- What you have to do
Copy out all of the data exactly as it appears.

- Data extract

__global__ __launch_bounds__(1024) void msm_rank_kernel(const uint32_t* __restrict__ start, MsmGeom g,
                                                        const uint32_t* __restrict__ ghist, uint32_t* __restrict__ gcur,
                                                        uint32_t* __restrict__ perm) {
    __shared__ uint32_t hist[256], base[256], gh[256], first[257];
    const uint32_t w = blockIdx.y, tid = threadIdx.x;
    const uint32_t* sw = start + (uint64_t)w * (g.nb + 2);
    if (tid < 256) {
        hist[tid] = 0;
        gh[tid] = ghist[w * 256 + tid];
    }
    __syncthreads();
    if (tid < 64) wave_exclusive_scan(gh, first, 256, tid);
    const uint32_t b = 1 + blockIdx.x * 1024 + tid;
    uint32_t bin = 0, rk = 0;
    if (b <= g.nb) {
        const uint32_t sz = sw[b + 1] - sw[b];
        bin = 255 - (sz < 255 ? sz : 255);
        rk = atomicAdd(&hist[bin], 1u);
    }
    __syncthreads();
    if (tid < 256 && hist[tid]) base[tid] = first[tid] + atomicAdd(&gcur[w * 256 + tid], hist[tid]);
    __syncthreads();
#ifdef ZKP_MSM_CHECK
    if (b <= g.nb && base[bin] + rk >= g.nb && msm_check_fail(5, base[bin] + rk, b)) return;
#endif
    if (b <= g.nb) perm[(uint64_t)w * g.nb + base[bin] + rk] = b;
}

__global__ __launch_bounds__(1024) void msm_order_kernel(const uint32_t* __restrict__ start, MsmGeom g,
                                                         const uint32_t* __restrict__ ghist,
                                                         const uint32_t* __restrict__ perm, uint32_t* __restrict__ over,
                                                         uint32_t* __restrict__ over_b, uint32_t* __restrict__ over_off,
                                                         uint4* __restrict__ desc, uint32_t over_cap, uint32_t desc_cap) {
    __shared__ uint32_t s_over[2], gh[256], first[257];
    const uint32_t w = blockIdx.x, tid = threadIdx.x, nt = blockDim.x;
    const uint32_t* sw = start + (uint64_t)w * (g.nb + 2);
    const uint32_t* pw = perm + (uint64_t)w * g.nb;
    if (tid < 256) gh[tid] = ghist[w * 256 + tid];
    __syncthreads();
    if (tid < 64) wave_exclusive_scan(gh, first, 256, tid);
    __syncthreads();
    if (tid == 0) {
        const uint32_t limit_bin = g.run_limit < 254 ? g.run_limit : 254;
        s_over[0] = first[255 - limit_bin];
    }
    __syncthreads();
    const uint32_t n_over = s_over[0] < over_cap ? s_over[0] : over_cap;
#ifdef ZKP_MSM_CHECK
    if (tid == 0 && s_over[0] > g.nb) msm_check_fail(7, s_over[0], over_cap);
#endif
    uint32_t* ob = over_b + (uint64_t)w * over_cap;
    uint32_t* oo = over_off + (uint64_t)w * (over_cap + 1);
    {
        __shared__ uint32_t part[1024];
        const uint32_t per = (n_over + nt - 1) / nt;
        const uint32_t r0 = tid * per < n_over ? tid * per : n_over;
        const uint32_t r1 = r0 + per < n_over ? r0 + per : n_over;
        uint32_t local = 0;
        for (uint32_t r = r0; r < r1; r++) {
            const uint32_t b = pw[r];
#ifdef ZKP_MSM_CHECK
            if ((b == 0 || b > g.nb) && msm_check_fail(6, b, r)) continue;
#endif
            const uint32_t sz = sw[b + 1] - sw[b];
            local += sz > g.run_limit ? (sz + g.piece - 1) / g.piece : 0;
        }
        part[tid] = local;
        __syncthreads();
        for (uint32_t off = 1; off < nt; off <<= 1) {
            const uint32_t v = tid >= off ? part[tid - off] : 0;
            __syncthreads();
            part[tid] += v;
            __syncthreads();
        }
        uint32_t run = tid ? part[tid - 1] : 0;
        for (uint32_t r = r0; r < r1; r++) {
            const uint32_t b = pw[r];
#ifdef ZKP_MSM_CHECK
            if (b == 0 || b > g.nb) { ob[r] = 1; oo[r] = run; continue; }
#endif
            const uint32_t sz = sw[b + 1] - sw[b];
            ob[r] = b;
            oo[r] = run;
            run += sz > g.run_limit ? (sz + g.piece - 1) / g.piece : 0;
        }
        if (tid == nt - 1) {
            const uint32_t total = part[nt - 1];
            oo[n_over] = total;
            s_over[1] = total;
            over[2 * w] = n_over;
            over[2 * w + 1] = total < desc_cap ? total : desc_cap;
        }
    }
    __syncthreads();
    const uint32_t n_pieces = s_over[1] < desc_cap ? s_over[1] : desc_cap;
    uint4* dw = desc + (uint64_t)w * desc_cap;
    for (uint32_t j = tid; j < n_pieces; j += nt) {
        uint32_t lo = 0, hi = n_over;
        while (hi - lo > 1) {
            const uint32_t mid = (lo + hi) >> 1;
            if (oo[mid] <= j) lo = mid; else hi = mid;
        }
        const uint32_t b = ob[lo], p = j - oo[lo];
        const uint32_t first = sw[b] + p * g.piece;
        const uint32_t last = first + g.piece < sw[b + 1] ? first + g.piece : sw[b + 1];
        dw[j] = make_uint4(b, p, first, last);
    }
}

- Task result
__global__ __launch_bounds__(1024) void msm_rank_kernel(const uint32_t* __restrict__ start, MsmGeom g,
                                                        const uint32_t* __restrict__ ghist, uint32_t* __restrict__ gcur,
                                                        uint32_t* __restrict__ perm) {
    __shared__ uint32_t hist[256], base[256], gh[256], first[257];
    const uint32_t w = blockIdx.y, tid = threadIdx.x;
    const uint32_t* sw = start + (uint64_t)w * (g.nb + 2);
    if (tid < 256) {
        hist[tid] = 0;
        gh[tid] = ghist[w * 256 + tid];
    }
    __syncthreads();
    if (tid < 64) wave_exclusive_scan(gh, first, 256, tid);
    const uint32_t b = 1 + blockIdx.x * 1024 + tid;
    uint32_t bin = 0, rk = 0;
    if (b <= g.nb) {
        const uint32_t sz = sw[b + 1] - sw[b];
        bin = 255 - (sz < 255 ? sz : 255);
        rk = atomicAdd(&hist[bin], 1u);
    }
    __syncthreads();
    if (tid < 256 && hist[tid]) base[tid] = first[tid] + atomicAdd(&gcur[w * 256 + tid], hist[tid]);
    __syncthreads();
#ifdef ZKP_MSM_CHECK
    if (b <= g.nb && base[bin] + rk >= g.nb && msm_check_fail(5, base[bin] + rk, b)) return;
#endif
    if (b <= g.nb) perm[(uint64_t)w * g.nb + base[bin] + rk] = b;
}

__global__ __launch_bounds__(1024) void msm_order_kernel(const uint32_t* __restrict__ start, MsmGeom g,
                                                         const uint32_t* __restrict__ ghist,
                                                         const uint32_t* __restrict__ perm, uint32_t* __restrict__ over,
                                                         uint32_t* __restrict__ over_b, uint32_t* __restrict__ over_off,
                                                         uint4* __restrict__ desc, uint32_t over_cap, uint32_t desc_cap) {
    __shared__ uint32_t s_over[2], gh[256], first[257];
    const uint32_t w = blockIdx.x, tid = threadIdx.x, nt = blockDim.x;
    const uint32_t* sw = start + (uint64_t)w * (g.nb + 2);
    const uint32_t* pw = perm + (uint64_t)w * g.nb;
    if (tid < 256) gh[tid] = ghist[w * 256 + tid];
    __syncthreads();
    if (tid < 64) wave_exclusive_scan(gh, first, 256, tid);
    __syncthreads();
    if (tid == 0) {
        const uint32_t limit_bin = g.run_limit < 254 ? g.run_limit : 254;
        s_over[0] = first[255 - limit_bin];
    }
    __syncthreads();
    const uint32_t n_over = s_over[0] < over_cap ? s_over[0] : over_cap;
#ifdef ZKP_MSM_CHECK
    if (tid == 0 && s_over[0] > g.nb) msm_check_fail(7, s_over[0], over_cap);
#endif
    uint32_t* ob = over_b + (uint64_t)w * over_cap;
    uint32_t* oo = over_off + (uint64_t)w * (over_cap + 1);
    {
        __shared__ uint32_t part[1024];
        const uint32_t per = (n_over + nt - 1) / nt;
        const uint32_t r0 = tid * per < n_over ? tid * per : n_over;
        const uint32_t r1 = r0 + per < n_over ? r0 + per : n_over;
        uint32_t local = 0;
        for (uint32_t r = r0; r < r1; r++) {
            const uint32_t b = pw[r];
#ifdef ZKP_MSM_CHECK
            if ((b == 0 || b > g.nb) && msm_check_fail(6, b, r)) continue;
#endif
            const uint32_t sz = sw[b + 1] - sw[b];
            local += sz > g.run_limit ? (sz + g.piece - 1) / g.piece : 0;
        }
        part[tid] = local;
        __syncthreads();
        for (uint32_t off = 1; off < nt; off <<= 1) {
            const uint32_t v = tid >= off ? part[tid - off] : 0;
            __syncthreads();
            part[tid] += v;
            __syncthreads();
        }
        uint32_t run = tid ? part[tid - 1] : 0;
        for (uint32_t r = r0; r < r1; r++) {
            const uint32_t b = pw[r];
#ifdef ZKP_MSM_CHECK
            if (b == 0 || b > g.nb) { ob[r] = 1; oo[r] = run; continue; }
#endif
            const uint32_t sz = sw[b + 1] - sw[b];
            ob[r] = b;
            oo[r] = run;
            run += sz > g.run_limit ? (sz + g.piece - 1) / g.piece : 0;
        }
        if (tid == nt - 1) {
            const uint32_t total = part[nt - 1];
            oo[n_over] = total;
            s_over[1] = total;
            over[2 * w] = n_over;
            over[2 * w + 1] = total < desc_cap ? total : desc_cap;
        }
    }
    __syncthreads();
    const uint32_t n_pieces = s_over[1] < desc_cap ? s_over[1] : desc_cap;
    uint4* dw = desc + (uint64_t)w * desc_cap;
    for (uint32_t j = tid; j < n_pieces; j += nt) {
        uint32_t lo = 0, hi = n_over;
        while (hi - lo > 1) {
            const uint32_t mid = (lo + hi) >> 1;
            if (oo[mid] <= j) lo = mid; else hi = mid;
        }
        const uint32_t b = ob[lo], p = j - oo[lo];
        const uint32_t first = sw[b] + p * g.piece;
        const uint32_t last = first + g.piece < sw[b + 1] ? first + g.piece : sw[b + 1];
        dw[j] = make_uint4(b, p, first, last);
    }
}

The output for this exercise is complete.